Conservatism is skepticism about social change, grounded in skepticism about human nature (so “prosperity gospel” is completely incompatible with conservatism). In fact, people who call themselves “conservative” are far closer to “neo-liberal” than “conservative,” at least insofar as what they claim to have as principles. Neo-liberals (such as Reagan) endorse “a policy model that encompasses both politics and economics and seeks to transfer the control of economic factors from the public sector to the private sector. Many neoliberalism policies enhance the workings of free market capitalism and attempt to place limits on government spending, government regulation, and public ownership.”

The GOP is and has long been intermittently neo-liberal; they’re neo-liberal in terms of the principles they claim to have, but not in terms of policy agenda, as various sources have noted. The one position on which the GOP has been consistent since 1968 is racism—sometimes dog whistle, and sometimes trumpeted. When it comes to neo-Jim Crow policies (that is, laws that make it harder for non-whites to vote) they reject the notion that a free market will lead to the right outcomes. And they long have–the Georgia race-based voter suppression “is the sort of policy Republicans used to enact quietly, with little protest, back before everybody detested them.”

So, in the GOP ideological world, saying that someone is “woke” is an insult. What does it mean to be “woke”?

I have to say that I haven’t heard a leftist use the term “woke” in anything other than an ironic way in years, but a google search suggests that some people are still using it in the old way, which was “being awake to social injustices , especially those created by racist institutions.”

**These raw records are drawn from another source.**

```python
class HipBatch:

    def __init__(self, ctx, preps):
        self.ctx, self.lib, self.preps = ctx, ctx.lib, preps
        p0 = preps[0]
        for q in preps[1:]:
            if not (np.array_equal(q.betas, p0.betas) and np.array_equal(q.s_dis, p0.s_dis)
                    and q.p["mu_f"] == p0.p["mu_f"] and q.p["sigma_f"] == p0.p["sigma_f"]
                    and q.p["max_unif_ws"] == p0.p["max_unif_ws"]):
                raise ValueError("all UTRs of a batch must share the model constants")
        if len(p0.betas) > _lib.MAX_BETA or len(p0.s_dis) > _lib.MAX_S:
            raise ValueError("beta / polyA-length grid too long for the HIP kernels")
        prm = Params()
        prm.mu_f, prm.sigma_f, prm.max_unif_ws = float(p0.p["mu_f"]), float(p0.p["sigma_f"]), float(p0.p["max_unif_ws"])
        prm.n_beta, prm.n_s, prm.nround = len(p0.betas), len(p0.s_dis), N_ROUND
        for i, v in enumerate(p0.betas):
            prm.betas[i] = v
        for i, (s, q) in enumerate(zip(p0.s_dis, p0.pmf_s)):
            prm.s_dis[i], prm.pmf_s[i] = s, q
        self.params = prm
        self.bin_off = np.zeros(len(preps) + 1, dtype=np.int64)
        self.theta_off = np.zeros(len(preps) + 1, dtype=np.int64)
        np.cumsum([q.N for q in preps], out=self.bin_off[1:])
        np.cumsum([q.T for q in preps], out=self.theta_off[1:])
        cat = lambda name: f64(np.concatenate([getattr(q, name) for q in preps]))
        x, l, r, pa, cnt, th = cat("x"), cat("l"), cat("r"), cat("pa"), cat("cnt"), cat("theta")
        Ls = f64([q.L for q in preps])
        mt = f64([q.min_theta for q in preps])
        ul = f64([q.unif_ll for q in preps])
        check(self.lib.scape_hip_batch_load(self.ctx.h, ctypes.byref(prm), len(preps), ptr(self.bin_off, P_i64),
                                            ptr(x), ptr(l), ptr(r), ptr(pa), ptr(cnt), ptr(self.theta_off, P_i64),
                                            ptr(th), ptr(Ls), ptr(mt), ptr(ul)), "batch_load")
        self.n_bins = int(self.bin_off[-1])

    def build(self):
        check(self.lib.scape_hip_batch_build(self.ctx.h), "batch_build")

    def phase_b_form(self):
        form = ctypes.c_int32(-1)
        check(self.lib.scape_hip_batch_phase_b_form(self.ctx.h, ctypes.byref(form)), "batch_phase_b_form")
        return int(form.value)

    def em_packed(self, pj, reuse_buffers=False, want_lb=True):
        n, kmax = len(pj), pj.kmax
        key = (n, kmax, want_lb)
        if reuse_buffers and getattr(self, "_em_buf_key", None) == key:
            ao, bo, wo, bic, nlb, lb = self._em_buf
        else:
            ao, bo = np.empty_like(pj.a), np.empty_like(pj.b)
            wo = np.empty_like(pj.w)
            bic = np.empty(n)
            nlb = np.empty(n, dtype=np.int32)
            lb = np.empty((n, N_ROUND)) if want_lb else None
            if reuse_buffers:
                self._em_buf_key, self._em_buf = key, (ao, bo, wo, bic, nlb, lb)
        check(self.lib.scape_hip_batch_em(self.ctx.h, n, kmax, ptr(pj.ju, P_i32), ptr(pj.jk, P_i32),
                                          ptr(pj.jf, P_i32), ptr(pj.a, P_i32), ptr(pj.b, P_i32), ptr(pj.w),
                                          ptr(pj.ka, P_i8), ptr(ao, P_i32), ptr(bo, P_i32), ptr(wo), ptr(bic),
                                          ptr(nlb, P_i32), ptr(lb) if want_lb else None), "batch_em")
        return ao, bo, wo, bic, nlb, lb

    def em_fetch_lb(self, job_idx):
        idx = i32(job_idx)
        out = np.empty((len(idx), N_ROUND))
        if len(idx):
            check(self.lib.scape_hip_batch_em_fetch_lb(self.ctx.h, len(idx), ptr(idx, P_i32), ptr(out)), "em_fetch_lb")
        return out

    @staticmethod
    def fit_at(pj, out, i, lb_row=None):
        ao, bo, wo, bic, nlb, lb = out
        K = int(pj.jk[i])
        row = lb[i] if lb_row is None else lb_row
        return Fit(K=K, a_idx=ao[i, :K].copy(), b_idx=bo[i, :K].copy(), ws=wo[i, :K + 1].copy(),
                   bic=float(bic[i]), lb=row[:nlb[i]].copy())

    def em(self, jobs):
        if not jobs:
            return []
        pj = pack_jobs(jobs)
        out = self.em_packed(pj)
        return [self.fit_at(pj, out, i) for i in range(len(jobs))]

    def timing(self, which):
        ms, n = ctypes.c_double(), ctypes.c_int32()
        check(self.lib.scape_hip_timing_get(self.ctx.h, which, ctypes.byref(ms), ctypes.byref(n)), "timing_get")
        return ms.value, n.value

    def em_counters(self):
        r, s, z = ctypes.c_int64(), ctypes.c_int64(), ctypes.c_int64()
        check(self.lib.scape_hip_em_counters(self.ctx.h, ctypes.byref(r), ctypes.byref(s), ctypes.byref(z)),
              "em_counters")
        return r.value, s.value, z.value

    def em_traffic(self):
        t, vr, vu, n = ctypes.c_int64(), ctypes.c_int64(), ctypes.c_int64(), ctypes.c_int64()
        check(self.lib.scape_hip_em_traffic(self.ctx.h, ctypes.byref(t), ctypes.byref(vr), ctypes.byref(vu),
                                            ctypes.byref(n)), "em_traffic")
        return dict(tensor_bytes=t.value, v_bytes_requested=vr.value, v_bytes_unique=vu.value, launches=n.value)

    def labels(self, sel):
        if not sel:
            return {}
        n = len(sel)
        kmax = max(1, max(f.K for _, f in sel))
        su = i32([u for u, _ in sel])
        sk = i32([f.K for _, f in sel])
        a = np.zeros((n, kmax), dtype=np.int32)
        b = np.zeros((n, kmax), dtype=np.int32)
        w = np.zeros((n, kmax + 1), dtype=np.float64)
        for i, (_, f) in enumerate(sel):
            a[i, :f.K], b[i, :f.K], w[i, :f.K + 1] = f.a_idx, f.b_idx, f.ws
        out = np.full(self.n_bins, -1, dtype=np.int32)
        check(self.lib.scape_hip_batch_labels(self.ctx.h, n, kmax, ptr(su, P_i32), ptr(sk, P_i32), ptr(a, P_i32),
                                              ptr(b, P_i32), ptr(w), ptr(out, P_i32)), "batch_labels")
        return {u: out[self.bin_off[u]:self.bin_off[u + 1]].copy() for u, _ in sel}

    def labels_packed(self, su, sk, a, b, w):
        su, sk, a, b = i32(su), i32(sk), i32(a), i32(b)
        w = f64(w)
        out = np.full(self.n_bins, -1, dtype=np.int32)
        check(self.lib.scape_hip_batch_labels(self.ctx.h, len(su), a.shape[1], ptr(su, P_i32), ptr(sk, P_i32),
                                              ptr(a, P_i32), ptr(b, P_i32), ptr(w), ptr(out, P_i32)), "batch_labels")
        return out

    def fetch_loglik(self, u):
        q = self.preps[u]
        A = np.zeros((q.N, q.T))
        check(self.lib.scape_hip_batch_fetch_loglik(self.ctx.h, u, ptr(A)), "fetch_loglik")
        return A

    def fetch_tensor(self, u):
        q = self.preps[u]
        M = np.zeros((q.T, len(q.betas), q.N))
        check(self.lib.scape_hip_batch_fetch_tensor(self.ctx.h, u, ptr(M)), "fetch_tensor")
        return M

    def free(self):
        check(self.lib.scape_hip_batch_free(self.ctx.h), "batch_free")


def _no_component_left(q):
    raise IndexError(f"{q.gene_info_str}: every pA component has weight < min_ws={q.p['min_ws']} "
                     "(the reference's rm_component fails here too: arrays used as indices must be of integer "
                     "(or boolean) type, apa_core.py:838-839)")


class _Sweep:

    def __init__(self, u, prep, sampler, re_run_mode, trace=None):
        self.u, self.prep, self.sampler, self.re_run = u, prep, sampler, re_run_mode
        self.n_max, self.n_min = prep.p["n_max_apa"], prep.p["n_min_apa"]
        self.stage = "sweep"
        self.best = None
        self.done = False
        self.n_jobs = 0
        self.trace = trace
        self.pred = None

    def prune_K(self):
        f = self.best
        return int(np.count_nonzero(~(f.ws[:f.K] < self.prep.p["min_ws"])))

    def make_jobs(self, predrawn=None):
        q = self.prep
        jobs = []
        if self.stage == "sweep":
            for K in range(self.n_max, self.n_min - 1, -1):
                for _ in range(N_TRIAL):
                    a, b, w, ka = self.sampler.init_job(q, K)
                    jobs.append(_Job(self.u, K, False, a, b, w, ka))
        elif self.stage == "prune":
            f = self.best
            keep = np.array([i for i in range(f.K) if not f.ws[i] < q.p["min_ws"]], dtype=int)
            Kp = len(keep)
            if Kp == 0:
                _no_component_left(q)
            if predrawn is not None:
                w, ka = predrawn
            else:
                w = self.sampler.init_ws(Kp, q.p["max_unif_ws"])
                ka = self.sampler.k_arr(Kp)
            jobs.append(_Job(self.u, Kp, True, f.a_idx[keep].astype(np.int32), f.b_idx[keep].astype(np.int32), w, ka))
        self.n_jobs += len(jobs)
        return jobs

    def make_packed(self, tables=None, predrawn=None):
        q = self.prep
        if predrawn is not None:
            return pack_jobs(self.make_jobs(predrawn))
        if self.stage == "sweep" and hasattr(self.sampler, "sweep"):
            jk, a, b, w, ka = tables if tables is not None else self.sampler.sweep(q, self.n_max, self.n_min)
            n = len(jk)
            self.n_jobs += n
            return PackedJobs(np.full(n, self.u, np.int32), jk, np.zeros(n, np.int32), a, b, w, ka)
        return pack_jobs(self.make_jobs())

    @staticmethod
    def make_packed_many(sweeps):
        idx = [i for i, sw in enumerate(sweeps) if sw.stage == "sweep" and isinstance(sw.sampler, FastSampler)]
        if len(idx) < 2 or len({id(sweeps[i].sampler) for i in idx}) != len(idx):
            return [sw.make_packed() for sw in sweeps]
        tabs = FastSampler.sweep_many([(sweeps[i].sampler, sweeps[i].prep, sweeps[i].n_max, sweeps[i].n_min) for i in idx])
        by = dict(zip(idx, tabs))
        return [sw.make_packed(by.get(i)) for i, sw in enumerate(sweeps)]

    def absorb_packed(self, pj, out, lo, hi):
        if self.stage == "sweep":
            with np.errstate(over="ignore"):
                grid = out[3][lo:hi].astype(np.float32).reshape(-1, N_TRIAL)
            tb = np.argmin(grid, axis=1)
            kb = int(np.argmin(grid[np.arange(len(tb)), tb]))
            self.best = HipBatch.fit_at(pj, out, lo + kb * N_TRIAL + int(tb[kb]))
            if not self.prep.fixed_run and np.any(self.best.ws[:self.best.K] < self.prep.p["min_ws"]):
                self.stage = "prune"
                return
        elif self.stage == "prune":
            self.best = HipBatch.fit_at(pj, out, lo)
        self._after_fit()

    def absorb(self, fits):
        q = self.prep
        if self.trace is not None:
            self.trace.extend(fits)
        if self.stage == "sweep":
            per_k = []
            for i in range(0, len(fits), N_TRIAL):
                grp = fits[i:i + N_TRIAL]
                per_k.append(grp[int(np.argmin(np.array([f.bic for f in grp], dtype=np.float32)))])
            self.best = per_k[int(np.argmin(np.array([f.bic for f in per_k], dtype=np.float32)))]
            if not q.fixed_run and any(self.best.ws[i] < q.p["min_ws"] for i in range(self.best.K)):
                self.stage = "prune"
                return
        elif self.stage == "prune":
            self.best = fits[0]
        self._after_fit()

    def set_sweep_winner(self, best, n_jobs):
        self.best = best
        self.n_jobs += n_jobs
        if not self.prep.fixed_run and any(best.ws[i] < self.prep.p["min_ws"] for i in range(best.K)):
            self.stage = "prune"
            return
        self._after_fit()

    def _after_fit(self):
        if self.re_run and not self.prep.fixed_run and self.best.K == self.n_max:
            if self.n_max + 2 > _lib.MAX_K:
                import sys
                sys.stderr.write(f"scape_amd: {self.prep.gene_info_str}: K reached n_max_apa={self.n_max} and the "
                                 f"next sweep would exceed the library's K <= {_lib.MAX_K}; keeping K={self.best.K} "
                                 "(the reference would re-run with n_max_apa + 2)\n")
                self.done = True
                return
            self.n_min = self.n_max
            self.n_max = self.n_max + 2
            self.stage = "sweep"
            return
        self.done = True


class Engine:
    defer_prunes = True

    def __init__(self, device=None, mem_fraction=0.7, own_context=False):
        if own_context:
            if device is None:
                device = _lib.default_context(None).device
            self.ctx = _lib.Context(device)
        else:
            self.ctx = _lib.default_context(device)
        self.mem_fraction = mem_fraction
        self.own_context = own_context
        self.sweep_lock = None

    def _budget(self):
        fb, tb, bb = ctypes.c_int64(), ctypes.c_int64(), ctypes.c_int64()
        check(self.ctx.lib.scape_hip_batch_bytes(self.ctx.h, ctypes.byref(bb), ctypes.byref(fb), ctypes.byref(tb)),
              "batch_bytes")
        return int(fb.value * self.mem_fraction)

    EM_DEPTH = 3

    @staticmethod
    def utr_bytes(q):
        npad = (q.N + 15) // 16 * 16
        p = getattr(q, "p", None) or MODEL_DEFAULTS
        jobs = N_TRIAL * max(1, p["n_max_apa"] - p["n_min_apa"] + 1)
        return 8 * npad * q.T * (len(q.betas) + 2) + 48 * q.N + (Engine.EM_DEPTH - 1) * jobs * npad * 17 // 2

    def close(self):
        if self.own_context:
            self.ctx.close()

    def load(self, preps):
        return HipBatch(self.ctx, preps)

    def waves(self, preps):
        budget = self._budget()
        out, cur, used = [], [], 0
        for i, q in enumerate(preps):
            b = self.utr_bytes(q)
            if b > budget:
                raise _lib.ScapeHipError(f"UTR {q.gene_info_str}: marginal tensor ({b >> 20} MiB) exceeds device memory")
            if cur and (used + b > budget or len(cur) >= 65535):
                out.append(cur)
                cur, used = [], 0
            cur.append(i)
            used += b
        if cur:
            out.append(cur)
        return out

    def run(self, preps, rng_mode="reference", seed=1, re_run_mode=True, rs=None, keep_trace=False, seeds=None):
        if rng_mode not in ("reference", "per_utr"):
            raise ValueError("rng_mode must be 'reference' or 'per_utr'")
        results = [UtrResult(prep=q) for q in preps]
        if seeds is None:
            seeds = [(seed + i) % (2 ** 32) for i in range(len(preps))]
        shared = FastSampler(rs if rs is not None else np.random.RandomState(seed)) if rng_mode == "reference" else None
        self.traces = [[] for _ in preps] if keep_trace else None
        for wave in self.waves(preps):
            wp = [preps[i] for i in wave]
            batch = HipBatch(self.ctx, wp)
            if rng_mode == "reference" or keep_trace or any(q.fixed_run for q in wp):
                batch.build()
                sweeps = []
                for u, gi in enumerate(wave):
                    smp = shared if shared is not None else FastSampler(np.random.RandomState(seeds[gi]))
                    sweeps.append(_Sweep(u, preps[gi], smp, re_run_mode, self.traces[gi] if keep_trace else None))
                if rng_mode == "reference":
                    deferred = []
                    if keep_trace:
                        for sw in sweeps:
                            self._drive(batch, [sw], deferred)
                    else:
                        depth = self._stream_depth(1)
                        if depth > 1:
                            self._predict_outcomes(batch, wp, sweeps, re_run_mode)
                        self._drive_streams(batch, [(shared, sweeps)], deferred, depth=depth)
                    self._finish_deferred(batch, deferred)
                else:
                    self._drive(batch, sweeps)
                labs = batch.labels([(sw.u, sw.best) for sw in sweeps])
                out = [(sw.best, labs[sw.u], sw.n_jobs) for sw in sweeps]
            else:
                plan = self.plan(wp, [seeds[gi] for gi in wave])
                out = self.process(batch, wp, plan, re_run_mode)
            for (fit, lab, nj), gi in zip(out, wave):
                results[gi].fit, results[gi].labels_bin, results[gi].n_jobs = fit, lab, nj
        if shared is not None:
            shared.rs
        return results

    def run_streams(self, streams, re_run_mode=True):
        out = [None] * len(streams)
        ready = [(si, preps, seed) for si, (preps, seed) in enumerate(streams)]

        def take(block, room):
            got = ready[:room]
            del ready[:room]
            return got
        self.run_streams_rolling(take, lambda: bool(ready), lambda si, res: out.__setitem__(si, res), re_run_mode,
                                 streams_in_flight=max(1, len(streams)))
        return out

    stream_wave_utrs = 16
    stream_wave_min = 512

    def run_streams_rolling(self, take, more, on_done, re_run_mode=True, streams_in_flight=128):
        full = self._budget()
        budget = min(full, Engine.stream_wave_bytes)
        active = []
        while active or more():
            room = streams_in_flight - len(active)
            if room > 0 and more():
                for tag, preps, seed in take(not active, room):
                    st = [tag, preps, FastSampler(np.random.RandomState(seed)), 0, [UtrResult(prep=q) for q in preps]]
                    if len(preps):
                        active.append(st)
                    else:
                        on_done(tag, [])
            if not active:
                continue
            wave, used, stop = [], 0, False
            per_stream = max(Engine.stream_wave_utrs, -(-Engine.stream_wave_min // len(active)))
            for turn in range(per_stream):
                took = False
                for st in active:
                    i = st[3]
                    if i >= len(st[1]) or len(wave) >= 65535:
                        continue
                    bts = self.utr_bytes(st[1][i])
                    if bts > full:
                        raise _lib.ScapeHipError("a UTR's marginal tensor exceeds device memory")
                    if wave and used + bts > budget:
                        stop = True
                        break
                    wave.append((st, i))
                    st[3] = i + 1
                    used += bts
                    took = True
# ... 452 lines not shown
```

What’s incredibly weird about how the pro-GOP media and supporters use the term is that’s what they mean too. They believe that being “woke” means calling attention to racist injustice.

They think it’s a joke because because they believe that there is no racism. Because they’re racist.

Although they admit that non-whites have higher rates of getting arrested, convicted, and killed, have a harder time getting jobs or apartments, and are generally treated worse, they think that’s because non-whites deserve the treatment they get—a very racist belief. Pro-GOP are sad puppies because racist books don’t win prizes, publishers decide not to publish racist books, scholars who do shitty research that supports racism have trouble getting published, people who say racist things get criticized, racists get fired, companies and advertisers don’t want to be associated with racists. They’re victims because they can’t advocate racism without getting called racist.

So, people who claim to be the party that advocates personal responsibility feel sorry for themselves if people hold them responsible for their statements and actions. If you’re bragging that you aren’t “woke,” you’re bragging that you’re racist, and you’re bragging that you’re a whiner who doesn’t like to be called racist.